## Task requirements
Every record that follows must be set down word for word.
======== Data for review ========
static int wgrad_pair_splits(int M, int N, int K, size_t workspace_bytes) {
  if (M % 256 || N % 224 || K % 64 || K < 256) return -1;
  static int cus = 0;
  if (!cus) { int dev = 0; hipDeviceProp_t pr; cus = (hipGetDevice(&dev) == hipSuccess && hipGetDeviceProperties(&pr, dev) == hipSuccess) ? pr.multiProcessorCount : 256; }
  const int nt = (M / 256) * (N / 224);
  int sp = std::max(1, std::min(32, cus / (2 * nt)));
  for (; sp >= 1; --sp) {
    const int ks = ceil_div(ceil_div(K, sp), BK) * BK;
    if (ceil_div(K, ks) != sp) continue;
    if (ks >= 128 && K - (sp - 1) * ks >= 128 && (size_t)2 * sp * M * N * sizeof(float) <= workspace_bytes) return sp;
  }
  return -1;
}
extern "C" size_t mts_wgrad_pair_workspace(int M, int N, int K) {
  const int sp = wgrad_pair_splits(M, N, K, (size_t)-1);
  return sp < 1 ? 0 : (size_t)2 * sp * M * N * sizeof(float);
}
extern "C" int mts_wgrad_pair(void* stream, int M, int N, int K, const void* A1, const void* B1, float* C1, int ldc1, const void* A2, const void* B2,
                              float* C2t, int ldc2t, int lda, int ldb, int accumulate, void* workspace, size_t workspace_bytes) {
  MTS_CHECK_ARG(M > 0 && N > 0 && K > 0 && A1 && B1 && C1 && A2 && B2 && C2t && workspace, "mts_wgrad_pair: bad arguments");
  MTS_CHECK_ARG(ldc1 >= N && ldc2t >= M && ldc1 % 4 == 0, "mts_wgrad_pair: bad output strides");
  const int sp = wgrad_pair_splits(M, N, K, workspace_bytes);
  MTS_UNSUPPORTED(sp >= 1, "mts_wgrad_pair: M=%d N=%d K=%d not covered (M %% 256, N %% 224, K %% 64) or workspace too small", M, N, K);
  hipStream_t st = (hipStream_t)stream;
  GemmArgs a;
  memset(&a, 0, sizeof(a));
  a.A = A1; a.B = B1; a.C = C1;
  a.M = M; a.N = N; a.K = K; a.lda = lda; a.ldb = ldb; a.ldc = ldc1;
  a.epi = 0; a.colscale = 1.0f;
  a.ksplit = ceil_div(ceil_div(K, sp), BK) * BK;
  a.order = 1; a.nbuf = 2; a.variant = 0;
  float* const planes = (float*)workspace;
  a.slab = planes;
  float* const planes2 = planes + (size_t)sp * M * N;
  MTS_UNSUPPORTED(mts_gemm224t_applies(a, MTS_TN, true, sp), "mts_wgrad_pair: operands not covered by the four-wave weight-gradient kernel (alignment / strides)");
  const int rc = mts_launch_gemm224t_pair(a, sp, A2, B2, planes2, st);
  MTS_UNSUPPORTED(rc == MTS_OK, "mts_wgrad_pair: launch refused");
  hipLaunchKernelGGL(splitk_reduce_kernel, dim3((unsigned)(((size_t)M * (N / 4) + 255) / 256)), dim3(256), 0, st, (const float*)planes, sp, M, N, C1, ldc1,
                     accumulate ? 1 : 0);
  hipLaunchKernelGGL(splitk_reduce_t_kernel, dim3(ceil_div(N, 32), ceil_div(M, 32)), dim3(256), 0, st, (const float*)planes2, sp, M, N, C2t, ldc2t,
                     accumulate ? 1 : 0);
  MTS_LAUNCH_CHECK("mts_wgrad_pair");
  return MTS_OK;
}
========
## Solution for this task
static int wgrad_pair_splits(int M, int N, int K, size_t workspace_bytes) {
  if (M % 256 || N % 224 || K % 64 || K < 256) return -1;
  static int cus = 0;
  if (!cus) { int dev = 0; hipDeviceProp_t pr; cus = (hipGetDevice(&dev) == hipSuccess && hipGetDeviceProperties(&pr, dev) == hipSuccess) ? pr.multiProcessorCount : 256; }
  const int nt = (M / 256) * (N / 224);
  int sp = std::max(1, std::min(32, cus / (2 * nt)));
  for (; sp >= 1; --sp) {
    const int ks = ceil_div(ceil_div(K, sp), BK) * BK;
    if (ceil_div(K, ks) != sp) continue;
    if (ks >= 128 && K - (sp - 1) * ks >= 128 && (size_t)2 * sp * M * N * sizeof(float) <= workspace_bytes) return sp;
  }
  return -1;
}
extern "C" size_t mts_wgrad_pair_workspace(int M, int N, int K) {
  const int sp = wgrad_pair_splits(M, N, K, (size_t)-1);
  return sp < 1 ? 0 : (size_t)2 * sp * M * N * sizeof(float);
}
extern "C" int mts_wgrad_pair(void* stream, int M, int N, int K, const void* A1, const void* B1, float* C1, int ldc1, const void* A2, const void* B2,
                              float* C2t, int ldc2t, int lda, int ldb, int accumulate, void* workspace, size_t workspace_bytes) {
  MTS_CHECK_ARG(M > 0 && N > 0 && K > 0 && A1 && B1 && C1 && A2 && B2 && C2t && workspace, "mts_wgrad_pair: bad arguments");
  MTS_CHECK_ARG(ldc1 >= N && ldc2t >= M && ldc1 % 4 == 0, "mts_wgrad_pair: bad output strides");
  const int sp = wgrad_pair_splits(M, N, K, workspace_bytes);
  MTS_UNSUPPORTED(sp >= 1, "mts_wgrad_pair: M=%d N=%d K=%d not covered (M %% 256, N %% 224, K %% 64) or workspace too small", M, N, K);
  hipStream_t st = (hipStream_t)stream;
  GemmArgs a;
  memset(&a, 0, sizeof(a));
  a.A = A1; a.B = B1; a.C = C1;
  a.M = M; a.N = N; a.K = K; a.lda = lda; a.ldb = ldb; a.ldc = ldc1;
  a.epi = 0; a.colscale = 1.0f;
  a.ksplit = ceil_div(ceil_div(K, sp), BK) * BK;
  a.order = 1; a.nbuf = 2; a.variant = 0;
  float* const planes = (float*)workspace;
  a.slab = planes;
  float* const planes2 = planes + (size_t)sp * M * N;
  MTS_UNSUPPORTED(mts_gemm224t_applies(a, MTS_TN, true, sp), "mts_wgrad_pair: operands not covered by the four-wave weight-gradient kernel (alignment / strides)");
  const int rc = mts_launch_gemm224t_pair(a, sp, A2, B2, planes2, st);
  MTS_UNSUPPORTED(rc == MTS_OK, "mts_wgrad_pair: launch refused");
  hipLaunchKernelGGL(splitk_reduce_kernel, dim3((unsigned)(((size_t)M * (N / 4) + 255) / 256)), dim3(256), 0, st, (const float*)planes, sp, M, N, C1, ldc1,
                     accumulate ? 1 : 0);
  hipLaunchKernelGGL(splitk_reduce_t_kernel, dim3(ceil_div(N, 32), ceil_div(M, 32)), dim3(256), 0, st, (const float*)planes2, sp, M, N, C2t, ldc2t,
                     accumulate ? 1 : 0);
  MTS_LAUNCH_CHECK("mts_wgrad_pair");
  return MTS_OK;
}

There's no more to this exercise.